- Location of Lenjan County in Isfahan province (center left, green)
- Location of Isfahan province in Iran
- Coordinates: 32°21′N 51°11′E﻿ / ﻿32.350°N 51.183°E
- Country: Iran
- Province: Isfahan
- Capital: Zarrinshahr
- Districts: Central, Bagh-e Bahadoran, Fuladshahr

Population (2016)
- • Total: 262,912
- Time zone: UTC+3:30 (IRST)

= Lenjan County =

County in Isfahan province, Iran

Lenjan County (شهرستان لنجان) is in Isfahan province, Iran. Its capital is the city of Zarrinshahr. (Note: Formerly the village of Riz-e Lenjan)

==History==
In 2012, Ashiyan (Note: Renamed Ashiyan-e Shomali Rural District) and Khorramrud Rural Districts, and the city of Fuladshahr, were separated from the Central District in the formation of Fuladshahr District.

Several villages merged to become the city of Baghshad in 2013.

==Demographics==
===Population===
At the time of the 2006 National Census, the county's population was 225,559 in 58,232 households. The following census in 2011 counted 246,510 people in 71,028 households. The 2016 census measured the population of the county as 262,912 in 81,101 households.
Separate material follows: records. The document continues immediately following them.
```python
class LlamaDecodeStep:
    def __init__(self, shape: LlamaShape, max_batch_tokens: int, n_blocks: int, block_size: int,
                 parallel_args: Optional[ParallelArgs] = None, quant_method: str = "awq",
                 group_size: int = 128, dtype=torch.bfloat16, device="cuda", seed: int = 0,
                 kv_fill: str = "none", custom_allreduce=None, keep_checkpoint: bool = False,
                 gptq_sym: bool = False, fuse_silu: bool = True, desc_act: bool = False, bits: int = 4):
        pa = parallel_args or ParallelArgs()
        fuse_silu = fuse_silu and (shape.intermediate // pa.world_size) % 32 == 0
        self.ckpt = [] if keep_checkpoint else None
        if isinstance(custom_allreduce, (list, tuple)):
            self.custom_ars = [a for a in custom_allreduce if a is not None]
        else:
            self.custom_ars = [custom_allreduce] if custom_allreduce is not None else []
        self.custom_ar = self.custom_ars[0] if self.custom_ars else None
        self.shape, self.pa, self.dtype, self.device = shape, pa, dtype, torch.device(device)
        self.defer_splitk = os.environ.get("SLM_DEFER_SPLITK", "1") != "0"
        self.fold_norm = os.environ.get("SLM_FOLD_NORM", "1") != "0"
        _lm = os.environ.get("SLM_DECODE_LANES", "auto")
        self.lanes_min = -1 if _lm == "auto" else int(_lm)
        self.lanes_chain = os.environ.get("SLM_DECODE_LANES_CHAIN", "1") != "0"
        self._side_stream = None
        self._lane_bufs = {}
        self._sample_bufs = None
        self.last_lanes = 1
        self._pinned_lanes = None
        tp = pa.world_size
        assert shape.n_heads % tp == 0 and shape.intermediate % tp == 0 and shape.hidden % tp == 0
        self.n_heads = shape.n_heads // tp
        self.n_kv_heads = max(shape.n_kv_heads // tp, 1)
        self.block_size = block_size
        D, H = shape.head_dim, shape.hidden
        gen = torch.Generator(device=self.device).manual_seed(seed * 1000 + 17)
        desc_act = desc_act and quant_method == "gptq"
        qa = QuantArgs(quant_method=quant_method, bits=bits, group_size=group_size,
                       zero_point=(quant_method == "awq"), desc_act=desc_act)
        inv_freq = 1.0 / (shape.rope_theta ** (torch.arange(0, D, 2, dtype=torch.float32,
                                                              device=self.device) / D))
        cos_sin = HipAttnHandler.build_cos_sin(D, shape.max_position, inv_freq)
        handler = HipAttnHandler(sm_scale=D ** -0.5, rotary_dim=D, cos_sin=cos_sin, interleaved=False)
        self.attn = Attention(self.n_heads, self.n_kv_heads, D, handler)
        qkv_n = (self.n_heads + 2 * self.n_kv_heads) * D
        r, nh, nkv = pa.rank, self.n_heads, self.n_kv_heads
        kv_head0 = (r * shape.n_kv_heads) // tp
        q_full, kv_full, inter = shape.n_heads * D, shape.n_kv_heads * D, shape.intermediate
        self.layers = []
        for _ in range(shape.n_layers):
            L = {}
            L["qkv"] = ColumnParallelQLinear(H, qkv_n * tp, False, qa, False, pa, dtype, self.device)
            L["o"] = RowParallelQLinear(q_full, H, False, qa, True, pa, dtype, self.device)
            L["gate_up"] = ColumnParallelQLinear(H, 2 * inter, False, qa, False, pa, dtype, self.device,
                                                 act_mul="silu" if fuse_silu else None)
            L["down"] = RowParallelQLinear(inter, H, False, qa, True, pa, dtype, self.device)
            full = _rand_int4_linear(gen, H, q_full + 2 * kv_full, group_size, quant_method, dtype, self.device,
# ... 56 lines not shown
                else:
                    flat = t.view(-1)
                    if blk is None:
                        n = min(flat.numel(), 128 * 1024 * 1024)
                        blk = torch.randn(n, device=self.device, dtype=self.dtype, generator=gen)
                    reps = (flat.numel() + blk.numel() - 1) // blk.numel()
                    for r in range(reps):
                        seg = flat[r * blk.numel():(r + 1) * blk.numel()]
                        seg.copy_(blk[:seg.numel()])

    def reserve_workspaces(self, n_tokens: int, max_kv_len: int) -> None:
        s = self.shape

        def need_for(rows: int) -> int:
            need = rows * self.n_heads * 256 * (s.head_dim + 2) * 4
            need = max(need, 64 * rows * max(2 * s.intermediate // self.pa.world_size, s.hidden) * 4)
            return min(need, 4 << 30)
        widest = max(s.hidden, (self.n_heads + 2 * self.n_kv_heads) * s.head_dim)
        h0 = 0
        if self.lanes_min != 0 and self._tp_lanes_ok():
            h0 = two_lane_split(s, self.n_heads, self.n_kv_heads, self.pa.world_size,
                                self.lanes_min if self.lanes_min > 0 else 1, n_tokens, n_tokens, 1, 1 << 30,
                                tp_lanes_ok=True)
        for lane, rows in ((0, n_tokens), (1, (n_tokens + 1) // 2)) if 0 < h0 < n_tokens else ((0, n_tokens),):
            with kernels.workspace_lane(lane):
                kernels.reserve_workspace(need_for(rows), self.device, deferred_nbytes=16 * rows * widest * 4)
        if 0 < h0 < n_tokens and self._side_stream is None:
            self._side_stream = torch.cuda.Stream(device=self.device)

    class _Lane:
        __slots__ = ("idx", "r0", "r1", "T", "positions", "params", "resid", "alt", "normed", "qkv",
                     "attn", "act", "gate_up", "o_buf", "down_buf", "pend", "fold", "stream", "q", "ar")

    def _tp_lanes_ok(self) -> bool:
        if self.pa.world_size == 1:
            return True
        if self.custom_ar is not None:
            return len(self.custom_ars) >= 2
        return bool(getattr(self.pa.process_group, "lane_safe", False))

    def _lane_split(self, T: int, params: InputParameters, ar) -> int:
        if not self._tp_lanes_ok():
            return 0
        lanes_min = self.lanes_min
        if self._pinned_lanes is not None:
            lanes_min = 0 if self._pinned_lanes == 1 else 1
        return two_lane_split(self.shape, self.n_heads, self.n_kv_heads, self.pa.world_size, lanes_min, T,
                              params.q_cu_seq_lens.numel() - 1, params.q_max_seq_len, params.kv_max_seq_len,
                              tp_lanes_ok=True)

    def graph_variants(self, n_tokens: int, n_seqs: int, q_max_seq_len: int):
        lanes = [1]
        if self.lanes_min != 0 and self._tp_lanes_ok() and two_lane_split(
                self.shape, self.n_heads, self.n_kv_heads, self.pa.world_size, 1, n_tokens, n_seqs,
                q_max_seq_len, 1 << 30, tp_lanes_ok=True) > 0:
            lanes.append(2)
        uniform = (False, True) if q_max_seq_len == 1 and n_tokens == n_seqs else (False,)
        return [(ln, u) for ln in lanes for u in uniform]

    def graph_variant_for(self, n_tokens: int, params: InputParameters):
        n_seqs = params.q_cu_seq_lens.numel() - 1
        ar = self.custom_ar if self.pa.world_size > 1 else None
        lanes = 2 if self._lane_split(n_tokens, params, ar) > 0 else 1
        total = uniform_kv_hint(getattr(params, "kv_total_len", 0), n_seqs, params.q_max_seq_len,
                                params.kv_max_seq_len, params.block_tables.numel(), self.block_size)
        uniform = (params.q_max_seq_len == 1 and n_tokens == n_seqs and total == n_seqs * params.kv_max_seq_len)
        return lanes, bool(uniform)

    def probe_lanes(self, n_tokens: int, kv_len: int, n_layers: int = 8, reps: int = 3):
        from . import _lib
        ar = self.custom_ar if self.pa.world_size > 1 else None
        q = lane_query(self.shape, self.n_heads, self.n_kv_heads, self.pa.world_size, 1, n_tokens, n_tokens, 1,
                       kv_len, self._tp_lanes_ok())
        if ar is not None or not self._tp_lanes_ok() or int(_lib.lib().slm_decode_lane_split(q)) <= 0:
            return None
        B = self.block_size
        cache_blocks = self.layers[0]["kv"].key_cache.size(0) // B
        if n_tokens * ((kv_len + B - 1) // B) + 2 > cache_blocks or n_tokens > self.buf["resid"].size(0):
            return None
        tokens, positions, params, _ = make_decode_inputs(n_tokens, kv_len, B, self.device, seed=4321,
                                                          vocab=self.shape.vocab)
        all_layers, k = self.layers, max(1, min(n_layers, len(self.layers)))
        slots = params.new_cache_slots.long()
        saved = [(L["kv"].key_cache[slots].clone(), L["kv"].value_cache[slots].clone()) for L in all_layers[:k]]
        times = {}
        try:
            self.layers = all_layers[:k]
            self.reserve_workspaces(n_tokens, kv_len)
            o_buf, down_buf = self.buf["o"][:n_tokens], self.buf["down"][:n_tokens]
            self.buf["resid"][:n_tokens].normal_()
            import gc
            for lanes in (1, 2):
                with self.graph_variant((lanes, True)):
                    self._run_layers(n_tokens, positions, params, o_buf, down_buf, None)
                    torch.cuda.synchronize(self.device)
                    g = torch.cuda.CUDAGraph()
                    gc.collect()
                    gc_was_on = gc.isenabled()
                    gc.disable()
                    try:
                        with torch.cuda.graph(g):
                            self._run_layers(n_tokens, positions, params, o_buf, down_buf, None)
                    finally:
                        if gc_was_on:
                            gc.enable()
                    g.replay()
                    torch.cuda.synchronize(self.device)
                    ts = []
                    for _ in range(reps):
                        e0, e1 = torch.cuda.Event(enable_timing=True), torch.cuda.Event(enable_timing=True)
                        e0.record()
                        g.replay()
                        e1.record()
                        e1.synchronize()
                        ts.append(e0.elapsed_time(e1) * 1e3)
                    times[lanes] = sorted(ts)[len(ts) // 2]
                    del g
        finally:
            self.layers = all_layers
            for L, (k0, v0) in zip(all_layers[:k], saved):
                L["kv"].key_cache[slots] = k0
                L["kv"].value_cache[slots] = v0
        q.lanes_min = -1
        _lib.check(_lib.lib().slm_decode_lane_policy_record(q, float(times[1]), float(times[2])),
                   "slm_decode_lane_policy_record")
        self.last_probe = dict(n_tokens=n_tokens, kv_len=kv_len, layers=k, one_lane_us=round(times[1], 1),
                               two_lane_us=round(times[2], 1))
        return times[1], times[2]

    @contextlib.contextmanager
    def graph_variant(self, variant):
        prev, self._pinned_lanes = self._pinned_lanes, int(variant[0])
        try:
            yield
        finally:
            self._pinned_lanes = prev

    def _make_lanes(self, T: int, positions, params: InputParameters, o_buf, down_buf, ar, fold):
        b = self.buf
        h0 = self._lane_split(T, params, ar)
        ranges = [(0, T)] if h0 <= 0 or h0 >= T else [(0, h0), (h0, T)]
        lanes = []
        for i, (r0, r1) in enumerate(ranges):
            ln = LlamaDecodeStep._Lane()
            ln.idx, ln.r0, ln.r1, ln.T = i, r0, r1, r1 - r0
            ln.positions = positions[r0:r1]
            if len(ranges) == 1:
                ln.params = params
            else:
                st = self._lane_static(i, r1 - r0)
                torch.sub(params.q_cu_seq_lens[r0:r1 + 1], params.q_cu_seq_lens[r0], out=st["q_cu"])
                torch.sub(params.kv_cu_seq_lens[r0:r1 + 1], params.kv_cu_seq_lens[r0], out=st["kv_cu"])
                ln.params = InputParameters(
                    q_cu_seq_lens=st["q_cu"], kv_cu_seq_lens=st["kv_cu"],
                    new_cache_slots=params.new_cache_slots[r0:r1], block_tables=params.block_tables,
                    cu_block_lens=params.cu_block_lens[r0:r1 + 1], q_max_seq_len=params.q_max_seq_len,
                    kv_max_seq_len=params.kv_max_seq_len,
                    kv_total_len=(r1 - r0) * params.kv_max_seq_len
                    if getattr(params, "kv_total_len", 0) == T * params.kv_max_seq_len else -1)
            ln.resid, ln.normed = b["resid"][r0:r1], b["normed"][r0:r1]
# ... 74 lines not shown
            gu = self._norm_then(ln, L["gate_up"], pend, ln.gate_up)
            kernels.silu_and_mul(ln.act, gu)
        delta = L["down"].forward(ln.act, out=ln.down_buf, reduce=False, defer_splitk=defer)
        nxt = self.layers[li + 1]["in_norm"] if li + 1 < len(self.layers) else self.final_norm
        ln.pend = self._reduce_add_norm(ln, 1, delta, nxt, L["down"].deferred if defer else None)

    def _first_norm(self, ln) -> None:
        ln.pend = (ln.resid, None, None, self.layers[0]["in_norm"])
        if not ln.fold:
            self._run_norm(ln, ln.pend)
            ln.pend = None

    def _run_two_lanes(self, l0, l1) -> None:
        main = torch.cuda.current_stream()
        if self._side_stream is None:
            self._side_stream = torch.cuda.Stream(device=self.device)
        side = self._side_stream
        l0.stream, l1.stream = main, side
        fork = torch.cuda.Event()
        fork.record(main)
        side.wait_event(fork)

        def on(ln):
            st = contextlib.ExitStack()
            st.enter_context(torch.cuda.stream(ln.stream))
            st.enter_context(kernels.workspace_lane(ln.idx))
            st.enter_context(kernels.shared_chip())
            return st
        n = len(self.layers)
        for ln in (l0, l1):
            with on(ln):
                self._first_norm(ln)
                self._pre_attn(ln, 0)
        prev = None
        for li in range(n):
            for ln in (l0, l1):
                with on(ln):
                    if prev is not None and self.lanes_chain:
                        ln.stream.wait_event(prev)
                    self._attn(ln, li, phase=1)
                    prev = torch.cuda.Event()
                    prev.record(ln.stream)
                    self._attn(ln, li, phase=2)
                    self._post_attn(ln, li)
                    if li + 1 < n:
                        self._pre_attn(ln, li + 1)
        with on(l1):
            if l1.pend is not None:
                self._run_norm(l1, l1.pend)
                l1.pend = None
        join = torch.cuda.Event()
        join.record(side)
        main.wait_event(join)

    def _run_layers(self, T: int, positions, params: InputParameters, o_buf, down_buf, ar) -> None:
        fold = self.fold_norm and self.pa.world_size == 1 and T <= 4
        lanes = self._make_lanes(T, positions, params, o_buf, down_buf, ar, fold)
        self.last_lanes = len(lanes)
        if len(lanes) == 2:
            self._run_two_lanes(lanes[0], lanes[1])
        else:
            ln = lanes[0]
            self._first_norm(ln)
            for li in range(len(self.layers)):
                self._pre_attn(ln, li)
                self._attn(ln, li)
                self._post_attn(ln, li)
        for ln in lanes:
            if ln.pend is not None:
                self._run_norm(ln, ln.pend)

    def _trunk(self, tokens: torch.Tensor, positions: torch.Tensor, params: InputParameters):
        s, b, pa = self.shape, self.buf, self.pa
        T = tokens.numel()
        if getattr(params, "kv_total_len", 0) == 0 and not torch.cuda.is_current_stream_capturing():
# ... 201 lines not shown
```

===Administrative divisions===

Lenjan County's population history and administrative structure over three consecutive censuses are shown in the following table.

Lenjan County Population
| Administrative Divisions | 2006 | 2011 | 2016 |
| Central District | 179,602 | 199,261 | 216,249 |
| Ashiyan-e Jonubi RD |  |  |  |
| Ashiyan RD | 4,576 | 5,790 | 4,812 |
| Kariz RD |  |  |  |
| Khorramrud RD | 4,940 | 4,679 | 0 |
| Baghshad (city) |  |  | 4,356 |
| Chamgordan (city) | 16,086 | 16,219 | 15,574 |
| Fuladshahr (city) | 55,496 | 66,903 | 88,426 |
| Sedeh Lenjan (city) | 17,335 | 18,654 | 19,101 |
| Varnamkhast (city) | 15,294 | 17,384 | 18,700 |
| Zarrinshahr (city) | 55,984 | 60,118 | 55,817 |
| Zayandehrud (city) | 9,891 | 9,514 | 9,463 |
| Bagh-e Bahadoran District | 45,957 | 47,249 | 46,662 |
| Cham Kuh RD | 6,362 | 5,813 | 5,298 |
| Cham Rud RD | 8,422 | 8,250 | 7,801 |
| Zirkuh RD | 10,073 | 10,020 | 9,552 |
| Bagh-e Bahadoran (city) | 8,808 | 9,598 | 10,279 |
| Chermahin (city) | 12,292 | 13,568 | 13,732 |
| Fuladshahr District |  |  |  |
| Ashiyan-e Shomali RD |  |  |  |
| Khorramrud RD |  |  |  |
| Fuladshahr (city) |  |  |  |
| Total | 225,559 | 246,510 | 262,912 |
RD = Rural District

==Economy==
Lenjan County is the location of Isfahan Steel Mill. It is on the banks of the Zayandeh River, the largest river in Isfahan province. Farming is an important source of income, and the most important product in Lenjan is rice.

==Government==
Hossein Rajaei Rizi is the representative of Lenjan in Islamic Consultative Assembly.

==Transportation==
The main route passing through the county is Road 51, connecting population centres to Isfahan and Shahrekord.

Lenjan County has its own Transit Bus system named Lenjan County Mass Transit Organization.